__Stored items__
+++++

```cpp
__global__ __launch_bounds__(64 * BIG_NW) void k_eval_big(R r, uint32_t lo, uint32_t hi, uint32_t nlist) {
  enum { MV = 0, MP, MPO, MA, MAO, MAC, MAP, MGU, MUF, MDF, NM };
  __shared__ uint32_t s_rid[128], s_pos[128], s_rl[128];
  __shared__ uint8_t s_dir[128];
  __shared__ uint64_t s_m[BIG_NW][NM];
  __shared__ uint32_t s_fresh, s_abort, s_bail;
  __shared__ unsigned long long s_setk[SET_CAP];
  __shared__ uint8_t s_sett[SET_CAP];
  __shared__ unsigned long long s_clk[CLAIM_CAP];
  __shared__ uint32_t s_clw[CLAIM_CAP];
  const int lane = threadIdx.x & 63, w = threadIdx.x >> 6;
  const uint32_t wave_id = r.wbig0 + blockIdx.x * BIG_NW + (uint32_t)w;
  const uint4 wc = r.wcur[wave_id];
  uint32_t rcur = wc.x, rend = wc.y;
  uint32_t icur = wc.z, iend = wc.w;
  if (threadIdx.x == 0) s_abort = 0;
  const uint32_t list_limit = nlist ? lo : 0u;
  const uint32_t nbig = min(r.c->nbig, LIST_CAP);
  for (uint32_t g = blockIdx.x; g < nbig; g += gridDim.x) {
  {
    const uint32_t e = r.blist[g];
    if ((e & 0x80000000u) && (e & 0x7FFFFFFFu) >= list_limit) continue;
    const uint32_t j = (e & 0x80000000u) ? (r.dlist[e & 0x7FFFFFFFu] & 0x7FFFFFFFu) : e;
    __syncthreads();
    if (threadIdx.x == 0) {
      if (r.c->overflow) s_abort = 1;
      s_bail = 0, s_fresh = (j < hi && r.dirty[j]) ? 1u : 0u;
    }
    __syncthreads();
    if (s_abort) break;
    if (!s_fresh) continue;
    const uint32_t b = r.bid[j], s0 = r.bstart[b], n = r.bstart[b + 1] - s0;
    const bool first_eval = r.ever[j] == 0;
    const bool dup = (r.bflags[j] & F_DUP) != 0;
    for (uint32_t i = threadIdx.x; i < n; i += blockDim.x) {
      const uint64_t y = r.y0[s0 + i];
      const uint32_t rid = (uint32_t)(y >> 32);
      s_rid[i] = rid, s_pos[i] = (((uint32_t)y) >> 1) + 1, s_dir[i] = r.dir[s0 + i], s_rl[i] = r.rlen[rid];
    }
    if (dup) {
      for (uint32_t i = threadIdx.x; i < SET_CAP; i += blockDim.x) s_setk[i] = 0;
      for (uint32_t i = threadIdx.x; i < CLAIM_CAP; i += blockDim.x) s_clk[i] = 0, s_clw[i] = 0xFFFFFFFFu;
    }
    __syncthreads();
    if (threadIdx.x == 0) {
      r.dirty[j] = 0, r.evaluated[j] = 1, r.ever[j] = 1, r.parity[j] ^= 1, r.ohead[j] = r.ihead[j];
      atomicAdd(&r.spread[(blockIdx.x % SPREAD) * 8], 1ULL);
    }
    uint64_t clo = 0, chi = 0;
    auto cget = [&](uint32_t i) { return (((i < 64 ? clo : chi) >> (i & 63)) & 1) != 0; };
    auto cset = [&](uint32_t i) {
      if (i < 64) clo |= 1ULL << i;
      else chi |= 1ULL << (i - 64);
    };
    uint32_t head = NIL, num = 0, lookups = 0, skips = 0, chunk = 0;
    bool any_guess = false, any_unfiled = false;
    int done_to = (int)n - 1;
    bool row_open = false;
    int cur_row = 0;
    uint32_t pbase = 0, got = 0;
    bool p_reg = false;
    uint32_t p_idx = 0, p_slot = 0;
    auto resolve_pending = [&]() {
      if (p_reg && p_idx < NIN) r.pc[p_slot >> r.cshift].in[p_idx] = j + 1, p_reg = false;
      const uint64_t rm = __ballot(p_reg);
      if (rm) {
        const uint32_t total = (uint32_t)__popcll(rm);
        if (rcur + total > rend) {
          uint32_t base = 0;
          if (lane == 0) base = atomicAdd(&r.c->rnode_top, NCH);
          base = (uint32_t)__shfl((int)base, 0, 64);
          if ((uint64_t)base + NCH > r.rn_cap) {
            atomicOr(&r.c->overflow, OV_NODES);
            s_abort = 1;
            p_reg = false;
            return;
          }
          rcur = base, rend = base + NCH;
        }
        if (p_reg) {
          const uint32_t node = rcur + lane_rank(rm);
          const uint32_t old = atomicExch(&r.pc[p_slot >> r.cshift].rhead, node + 1);
          r.rn[node] = RNode{old, j};
        }
        rcur += total;
        p_reg = false;
      }
    };
#ifdef PGX_BIG_STATS
    uint32_t st_steps = 0, st_rows = 0, st_cut = 0, st_cont = 0, st_full = 0;
#endif
    for (;;) {
      int a[BIG_NR], nrows = 0;
#pragma unroll
      for (int k = 0; k < BIG_NR; ++k) a[k] = -1;
      if (row_open) {
        a[0] = cur_row, nrows = 1;
      } else {
        for (int x = done_to; nrows < BIG_NR;) {
          do --x;
          while (x >= 0 && cget((uint32_t)x));
          if (x < 0) break;
          a[nrows++] = x;
        }
      }
      if (nrows == 0 || r.bestn == 0) break;
      const int q = w >> 1, off = (w & 1) * 64 + lane;
      const int myrow = a[q];
      const uint32_t first = row_open ? pbase : (uint32_t)(myrow + 1);
      const uint32_t pi = first + (uint32_t)off;
      const uint32_t wi = (uint32_t)(q * 128 + off);
      bool valid = q < nrows && pi < n && !cget(pi);
      uint32_t rid0 = 0, pos0 = 0, rlen0 = 0, dir0 = 0, rid1 = 0, pos1 = 0;
      if (valid) {
        rid0 = s_rid[myrow], pos0 = s_pos[myrow], rlen0 = s_rl[myrow], dir0 = s_dir[myrow];
        rid1 = s_rid[pi], pos1 = s_pos[pi];
        if (rid1 == rid0) valid = false;
      }
      uint32_t slot = NONE, v = 0;
      const uint64_t pair = rid0 < rid1 ? ((uint64_t)rid0 << 32 | rid1) : ((uint64_t)rid1 << 32 | rid0);
      if (valid) slot = pair_find(r, pair, &v);
      bool present = false, accepted = false, guessed = false;
      uint32_t ptype = 0, type = 0, mslot = NONE;
      if (valid) {
        present = v != 0 && own_bucket(v) < j;
        ptype = present ? own_type(v) : 0;
        if (!present && dup) {
          for (uint32_t i = (uint32_t)mix64(pair) & (SET_CAP - 1);; i = (i + 1) & (SET_CAP - 1)) {
            const unsigned long long kk = s_setk[i];
            if (kk == 0) break;
            if (kk == pair + 1) {
              present = true, ptype = s_sett[i];
              break;
            }
          }
        }
        if (!present) {
          const uint32_t rlen1 = s_rl[pi], dir1 = s_dir[pi];
          const uint32_t q_off = pos0 - pos1;
          if (q_off >= (1u << 30)) atomicOr(&r.c->overflow, OV_QOFF);
          uint32_t req = NONE;
          if (r.memo_used) mslot = memo_find(r, (unsigned long long)rid0 << 32 | rid1, q_off << 2 | dir0 << 1 | dir1, &req);
          if (req < r.settled) {
            accepted = classify(r.rq_res[req], rlen0, rlen1, q_off, &type);
          } else {
            accepted = true, guessed = true, type = T_OVERLAP;
            if (r.predict && predict_contained(rlen0, rlen1, q_off, r.predict, r.predict2)) type = rlen0 >= rlen1 ? T_CONTAINS : T_CONTAINED;
          }
        }
      }
      resolve_pending();
      const bool ins0 = valid && !present && accepted;
      uint32_t my_claim = NONE;
      if (dup) {
        if (ins0) {
          for (uint32_t i = (uint32_t)(mix64(pair) >> 20) & (CLAIM_CAP - 1);; i = (i + 1) & (CLAIM_CAP - 1)) {
            unsigned long long kk = s_clk[i];
            if (kk == 0) kk = atomicCAS(&s_clk[i], 0ULL, (unsigned long long)pair + 1), kk = kk ? kk : pair + 1;
            if (kk == pair + 1) {
              atomicMin(&s_clw[i], wi);
              my_claim = i;
              break;
            }
          }
        }
      }
      {
        const uint64_t mv = __ballot(valid), mp = __ballot(valid && present), mpo = __ballot(valid && present && ptype == T_OVERLAP);
        const uint64_t ma = __ballot(ins0), mao = __ballot(ins0 && type == T_OVERLAP), mac = __ballot(ins0 && type == T_CONTAINED);
        const uint64_t map = __ballot(ins0 && type == T_CONTAINS), mgu = __ballot(ins0 && guessed), muf = __ballot(ins0 && mslot == NONE);
        if (lane == 0)
          s_m[w][MV] = mv, s_m[w][MP] = mp, s_m[w][MPO] = mpo, s_m[w][MA] = ma, s_m[w][MAO] = mao, s_m[w][MAC] = mac, s_m[w][MAP] = map,
          s_m[w][MGU] = mgu, s_m[w][MUF] = muf, s_m[w][MDF] = 0;
      }
      __syncthreads();
      if (dup) {
        bool dflag = false;
        if (my_claim != NONE) {
          dflag = s_clw[my_claim] < wi;
        } else if (valid && !present) {
          for (uint32_t i = (uint32_t)(mix64(pair) >> 20) & (CLAIM_CAP - 1);; i = (i + 1) & (CLAIM_CAP - 1)) {
            const unsigned long long kk = s_clk[i];
            if (kk == 0) break;
            if (kk == pair + 1) {
              dflag = s_clw[i] < wi;
              break;
            }
          }
        }
        const uint64_t mdf = __ballot(dflag);
        if (lane == 0) s_m[w][MDF] = mdf;
        __syncthreads();
      }
      if (s_abort) break;
      M128 proc[BIG_NR];
#pragma unroll
      for (int k = 0; k < BIG_NR; ++k) proc[k] = M128{0, 0};
      int committed = 0;
      bool open_next = false;
      int open_row = 0;
      uint32_t open_pbase = 0, open_got = 0;
      for (int k = 0; k < nrows; ++k) {
        const uint32_t first_k = row_open ? pbase : (uint32_t)(a[k] + 1);
        const M128 gone = shr128(M128{clo, chi}, first_k);
        const M128 inc = andn128(M128{s_m[2 * k][MPO] | s_m[2 * k][MAO], s_m[2 * k + 1][MPO] | s_m[2 * k + 1][MAO]}, gone);
        const M128 ac = andn128(M128{s_m[2 * k][MAC], s_m[2 * k + 1][MAC]}, gone), ap = andn128(M128{s_m[2 * k][MAP], s_m[2 * k + 1][MAP]}, gone);
        const M128 df = andn128(M128{s_m[2 * k][MDF], s_m[2 * k + 1][MDF]}, gone);
        const int cut = any128(df) ? ctz128(df) : 128;
        if (cut == 0) break;
        const uint32_t need = r.bestn - (row_open ? got : 0u);
        int stop = 128;
        if ((uint32_t)popc128(inc) >= need) stop = nth128(inc, need);
        if (any128(ac)) stop = min(stop, ctz128(ac));
        const bool complete = stop < cut || (cut == 128);
        proc[k] = andn128(complete ? upto128(stop) : upto128(cut - 1), gone);
        const M128 apk = and128(ap, proc[k]);
        for (uint64_t m = apk.lo; m; m &= m - 1) cset(first_k + (uint32_t)__builtin_ctzll(m));
        for (uint64_t m = apk.hi; m; m &= m - 1) cset(first_k + 64u + (uint32_t)__builtin_ctzll(m));
        const bool rowc = any128(and128(ac, proc[k]));
        if (rowc) cset((uint32_t)a[k]);
        if (!complete) {
          open_next = true, open_row = a[k], open_pbase = first_k + (uint32_t)cut, open_got = (row_open ? got : 0u) + (uint32_t)popc128(and128(inc, proc[k]));
          break;
        }
        ++committed;
      }
#ifdef PGX_BIG_STATS
      ++st_steps, st_rows += (uint32_t)committed, st_cut += open_next ? 1u : 0u, st_full += (committed == nrows) ? 1u : 0u;
      st_cont += (!open_next && committed < nrows) ? 1u : 0u;
#endif
      if (committed) done_to = a[committed - 1];
      row_open = open_next;
      if (open_next) cur_row = open_row, pbase = open_pbase, got = open_got;
      uint32_t cins = 0, before = 0;
      uint64_t myproc = 0;
      for (int ww = 0; ww < BIG_NW; ++ww) {
        const int k = ww >> 1;
        const uint64_t pw = (ww & 1) ? proc[k].hi : proc[k].lo;
        const uint32_t c = (uint32_t)__popcll(s_m[ww][MA] & pw);
        if (ww < w) before += c;
        if (ww == w) myproc = pw;
        cins += c;
        skips += (uint32_t)__popcll(s_m[ww][MP] & pw);
        lookups += (uint32_t)__popcll(s_m[ww][MV] & ~s_m[ww][MP] & pw);
        any_guess |= (s_m[ww][MGU] & pw) != 0, any_unfiled |= (s_m[ww][MUF] & pw) != 0;
      }
      const uint32_t cur_no = num ? (num - 1) >> 4 : 0, first_new = num ? cur_no + 1 : 0;
      const uint32_t last = num + cins - 1, last_no = last >> 4;
      const uint32_t nnew = cins && last_no + 1 > first_new ? last_no + 1 - first_new : 0;
      if (threadIdx.x == 0 && nnew) {
        const uint32_t want = 16u * nnew;
        if (icur + want > iend) {
          const uint32_t take = want > ICH ? want : ICH;
          const uint32_t base = atomicAdd(&r.c->item_top, take);
          if ((uint64_t)base + take > r.item_cap) atomicOr(&r.c->overflow, OV_ITEMS), s_abort = 1;
          icur = base, iend = base + take;
        }
        s_fresh = icur, icur += want;
      }
      const bool visited = valid && ((myproc >> lane) & 1);
      {
        bool reg = visited;
        if (reg && slot == NONE) slot = pair_slot(r, pair);
        if (reg && !first_eval) {
          const uint32_t *pw = reinterpret_cast<const uint32_t *>(&r.pc[slot >> r.cshift]);
          const uint4 h1 = *reinterpret_cast<const uint4 *>(pw);
          const uint32_t c = min(h1.x, NIN);
          if ((c > 0 && h1.z == j + 1) || (c > 1 && h1.w == j + 1)) reg = false;
          for (uint32_t qq = 2; qq < c && reg; qq += 8) {
            const uint4 xa = *reinterpret_cast<const uint4 *>(pw + 2 + qq), xb = *reinterpret_cast<const uint4 *>(pw + 6 + qq);
            const uint32_t x[8] = {xa.x, xa.y, xa.z, xa.w, xb.x, xb.y, xb.z, xb.w};
#pragma unroll
            for (uint32_t k = 0; k < 8; ++k)
              if (qq + k < c && x[k] == j + 1) reg = false;
          }
        }
        if (reg) p_idx = atomicAdd(&r.pc[slot >> r.cshift].cnt, 1u), p_slot = slot, p_reg = true;
      }
      const bool my_ins = ins0 && visited;
      if (dup) {
        if (my_claim != NONE) s_clk[my_claim] = 0, s_clw[my_claim] = 0xFFFFFFFFu;
        if (my_ins) {
          uint32_t tries = 0;
          for (uint32_t i = (uint32_t)mix64(pair) & (SET_CAP - 1);; i = (i + 1) & (SET_CAP - 1)) {
            const unsigned long long kk = atomicCAS(&s_setk[i], 0ULL, (unsigned long long)pair + 1);
            if (kk == 0 || kk == pair + 1) {
              s_sett[i] = (uint8_t)type;
              break;
            }
            if (++tries >= SET_CAP) {
              s_bail = 1;
              break;
            }
          }
        }
      }
      __syncthreads();
      if (s_abort) break;
      if (cins) {
        const uint32_t fresh = s_fresh;
        auto base_of = [&](uint32_t no) { return no >= first_new ? fresh + 16u * (no - first_new) : chunk; };
        if (my_ins) {
          const uint32_t ord = num + before + (uint32_t)__popcll(s_m[w][MA] & myproc & ((1ULL << lane) - 1ULL));
          const uint32_t idx = base_of(ord >> 4) + (ord & 15);
          uint32_t next;
          if (ord == 0) next = NIL;
          else if ((ord & 15) == 0) next = base_of((ord >> 4) - 1) + 16;
          else next = idx;
          uint32_t info = (uint32_t)myrow | pi << 8 | type << 16;
          if (guessed) info |= I_GUESS;
          if (mslot == NONE) info |= I_UNFILED;
          r.items[idx] = Item{slot, info, mslot, next};
        }
        chunk = base_of(last_no);
        head = chunk + (last & 15) + 1;
        num += cins;
      }
      __syncthreads();
      if (s_bail) break;
    }
    resolve_pending();
#ifdef PGX_BIG_STATS
    if (threadIdx.x == 0) {
      unsigned long long *line = r.spread + (blockIdx.x % SPREAD) * 8;
      atomicAdd(line + 3, (unsigned long long)st_steps), atomicAdd(line + 4, (unsigned long long)st_rows), atomicAdd(line + 5, (unsigned long long)st_cut);
      atomicAdd(line + 6, (unsigned long long)st_cont), atomicAdd(line + 7, (unsigned long long)st_full);
      atomicMax(&r.c->big_max_steps, st_steps);
      if (st_steps >= 64) atomicAdd(&r.c->big_long, 1u), atomicAdd(&r.c->big_long_n, n);
      atomicAdd(&r.c->big_evals, 1u);
    }
#endif
    if (threadIdx.x == 0) {
      if (s_bail) {
        r.dirty[j] = 1, r.evaluated[j] = 0, r.parity[j] ^= 1;
        r.bflags[j] = (uint8_t)((r.bflags[j] & ~F_BIG));
      } else {
        r.ihead[j] = head, r.inum[j] = num, r.lookups[j] = lookups, r.skips[j] = skips;
        r.bflags[j] = (uint8_t)(F_BIG | (dup ? F_DUP : 0) | (any_guess ? F_GUESS : 0) | (any_unfiled ? F_UNFILED : 0));
      }
    }
  }
  if (s_abort) break;
  }
  if (lane == 0) r.wcur[wave_id] = make_uint4(rcur, rend, icur, iend);
}

}
}
```

peregrine_amd/csrc/pgx_replay_tables.hip:

```cpp
#include "pgx_replay.h"
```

+++++

Find the word "overflow" in the entries, and copy every line it shows up in.

      if (r.c->overflow) s_abort = 1;
            atomicOr(&r.c->overflow, OV_NODES);
          if (q_off >= (1u << 30)) atomicOr(&r.c->overflow, OV_QOFF);
          if ((uint64_t)base + take > r.item_cap) atomicOr(&r.c->overflow, OV_ITEMS), s_abort = 1;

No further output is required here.